Towards Better Understanding of In-Context Learning Ability from In-Context Uncertainty Quantification
Abstract: Predicting simple function classes has been widely used as a testbed for developing theory and understanding of the trained Transformer's in-context learning (ICL) ability. In this paper, we revisit the training of Transformers on linear regression tasks, and different from all the existing literature, we consider a bi-objective prediction task of predicting both the conditional expectation $\mathbb{E}[Y|X]$ and the conditional variance Var$(Y|X)$. This additional uncertainty quantification objective provides a handle to (i) better design out-of-distribution experiments to distinguish ICL from in-weight learning (IWL) and (ii) make a better separation between the algorithms with and without using the prior information of the training distribution. Theoretically, we show that the trained Transformer reaches near Bayes optimum, suggesting the usage of the information of the training distribution. Our method can be extended to other cases. Specifically, with the Transformer's context window $S$, we prove a generalization bound of $\tilde{\mathcal{O}}(\sqrt{\min\{S, T\}/(n T)})$ on $n$ tasks with sequences of length $T$, providing sharper analysis compared to previous results of $\tilde{\mathcal{O}}(\sqrt{1/n})$. Empirically, we illustrate that while the trained Transformer behaves as the Bayes-optimal solution as a natural consequence of supervised training in distribution, it does not necessarily perform a Bayesian inference when facing task shifts, in contrast to the \textit{equivalence} between these two proposed in many existing literature. We also demonstrate the trained Transformer's ICL ability over covariate shift and prompt-length shift and interpret them as a generalization over a meta distribution.
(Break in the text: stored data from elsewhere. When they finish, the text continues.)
void host_twiddles(int64_t n, std::vector<float>& re, std::vector<float>& im) {
    re.clear();
    im.clear();
    for (int64_t size = 2; size <= n; size *= 2) {
        int64_t half = size / 2, step = n / size;
        for (int64_t k = 0; k < half; ++k) {
            float angle = -2.0f * PI_F * (float)(k * step) / (float)n;
            re.push_back(cosf(angle));
            im.push_back(sinf(angle));
        }
    }
}

float hz_to_mel(float hz) { return 2595.0f * log10f(1.0f + hz / 700.0f); }
float mel_to_hz(float mel) { return 700.0f * (powf(10.0f, mel / 2595.0f) - 1.0f); }

void host_dense_mel(float sr, int64_t n_fft, int64_t n_mels, float f_min, float f_max, float* bank) {
    const int64_t n_freqs = n_fft / 2 + 1;
    const float mel_min = hz_to_mel(f_min), mel_max = hz_to_mel(f_max);
    const float mel_step = (mel_max - mel_min) / (float)(n_mels + 1);
    std::vector<float> hz(n_mels + 2), ff(n_freqs);
    for (int64_t i = 0; i < n_mels + 2; ++i) hz[i] = mel_to_hz(mel_min + (float)i * mel_step);
    for (int64_t i = 0; i < n_freqs; ++i) ff[i] = (float)i * sr / (float)n_fft;
    for (int64_t i = 0; i < n_mels; ++i) {
        const float fl = hz[i], fc = hz[i + 1], fr = hz[i + 2];
        for (int64_t j = 0; j < n_freqs; ++j) {
            const float f = ff[j];
            float val = 0.0f;
            if (f > fl && f < fc)
                val = (f - fl) / (fc - fl);
            else if (f >= fc && f < fr)
// ... 99 lines not shown
        return 0;
    }
    std::vector<float> win, twr, twi;
    host_hann(fe->frame_len, win);
    host_twiddles(fe->n_fft, twr, twi);
    for (int i : {0, 1, fe::tw_off(4), fe::tw_off(5)})
        LELE_REQUIRE(twr[i] == 1.0f && twi[i] == 0.0f, "frontend_create: unexpected twiddle table entry %d", i);
    std::vector<float2> tw(512, make_float2(0.f, 0.f));
    for (size_t i = 0; i < twr.size(); ++i) tw[i] = make_float2(twr[i], twi[i]);
    twr.resize(512, 0.0f);
    twi.resize(512, 0.0f);
    std::vector<int> mstart;
    std::vector<std::vector<float>> mw;
    host_sparse_mel((float)cfg->sample_rate, fe->n_fft, cfg->n_mels, 20.0f, mstart, mw);
    FeDev& d = fe->dev;
    d.n_mels = (int)cfg->n_mels;
    d.lfr_m = (int)cfg->lfr_m;
    d.lfr_n = (int)cfg->lfr_n;
    d.mel_rounds = (int)((cfg->n_mels + 15) / 16);
    std::vector<int> start_pad(d.mel_rounds * 16, 0);
    std::vector<float> melw;
    std::vector<int> step_off(d.mel_rounds + 1, 0);
    int off = 0;
    for (int rd = 0; rd < d.mel_rounds; ++rd) {
        size_t maxlen = 0;
        for (int pm = 0; pm < 16; ++pm) {
            int m = rd * 16 + pm;
            if (m < cfg->n_mels) {
                start_pad[m] = mstart[m];
                maxlen = std::max(maxlen, mw[m].size());
            }
        }
        step_off[rd] = off;
        for (size_t t = 0; t < maxlen; ++t)
            for (int pm = 0; pm < 16; ++pm) {
                int m = rd * 16 + pm;
                melw.push_back((m < cfg->n_mels && t < mw[m].size()) ? mw[m][t] : 0.0f);
            }
        off += (int)maxlen;
    }
    step_off[d.mel_rounds] = off;
    d.mel_steps = off;
    fe->std_mel = (d.mel_rounds == 5 && cfg->n_mels == 80);
    for (int rd = 0; fe->std_mel && rd < 5; ++rd) {
        if (step_off[rd] != kStdMelOff[rd] || step_off[rd + 1] != kStdMelOff[rd + 1]) fe->std_mel = false;
        for (int pm = 0; pm < 16; ++pm)
            if (start_pad[rd * 16 + pm] + kStdMelLen[rd] - 1 > 256) fe->std_mel = false;
    }
    if (lab_env("LELE_HIP_FE_GENERIC_MEL")) fe->std_mel = false;
    int rc = 0;
    rc |= upload(fe, twr, &d.tw_re);
    rc |= upload(fe, twi, &d.tw_im);
    rc |= upload(fe, tw, &d.tw);
    rc |= upload(fe, win, &d.window);
    rc |= upload(fe, melw, &d.melw);
    {
        std::vector<float> img(kMelLdsFloats, 0.0f);
        for (int sidx = 0; fe->std_mel && sidx < fe::kMelLdsWeights; ++sidx)
            for (int pm = 0; pm < 16; ++pm) img[fe::mel_lds_index(sidx, pm)] = melw[sidx * 16 + pm];
        rc |= upload(fe, img, &d.melw_lds);
    }
    rc |= upload(fe, start_pad, &d.mel_start);
    rc |= upload(fe, step_off, &d.mel_step_off);
    if (rc) {
        lele_hip_frontend_destroy(fe);
        return rc;
    }
    const char* env = lab_env("LELE_HIP_FE_DPP");
    fe->dpp_mode = env ? atoi(env) : 1;
    const char* envf = lab_env("LELE_HIP_FE_FUSED");
    fe->fused = envf ? atoi(envf) != 0 : true;
    const char* envd = getenv("LELE_HIP_FE_TILE_DMA");
    d.tile_dma = envd && *envd ? atoi(envd) != 0 : 1;
    const char* envc = getenv("LELE_HIP_FE_CONST_TW");
    const char* envl = getenv("LELE_HIP_FE_LDS_TABLES");
    bool const_tw = fe::tw_const_matches(twr.data(), twi.data());
    if (envc && !strcmp(envc, "mismatch")) {
        std::vector<float> other = twr;
        other[fe::tw_off(5) + 3] = nextafterf(other[fe::tw_off(5) + 3], 2.0f);
        const_tw = fe::tw_const_matches(other.data(), twi.data());
    } else if (envc && *envc && atoi(envc) == 0) {
        const_tw = false;
    }
    if (const_tw && fe->std_mel && fe->fused && fe->dpp_mode == 1)
        fe->opt = kFeConstTw | ((envl && *envl && atoi(envl) == 0) ? 0 : kFeLdsMel);
    const char* envn = getenv("LELE_HIP_FE_LEAN_LDS");
    fe->lean = fe->opt == (kFeConstTw | kFeLdsMel) && !(envn && *envn && atoi(envn) == 0);
    *out = fe;
    return 0;
}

Submission Length: Regular submission (no more than 12 pages of main content)
Changes Since Last Submission: We have revised our draft according to the reviewers' questions.
We added further discussions on Theorem 5.3 of Wu et al. 2023 in the last paragraph of Section 4.3.
We added more discussions on the practical value of our theory (statistical v.s. computational character of window size) (Conclusion and Limitations).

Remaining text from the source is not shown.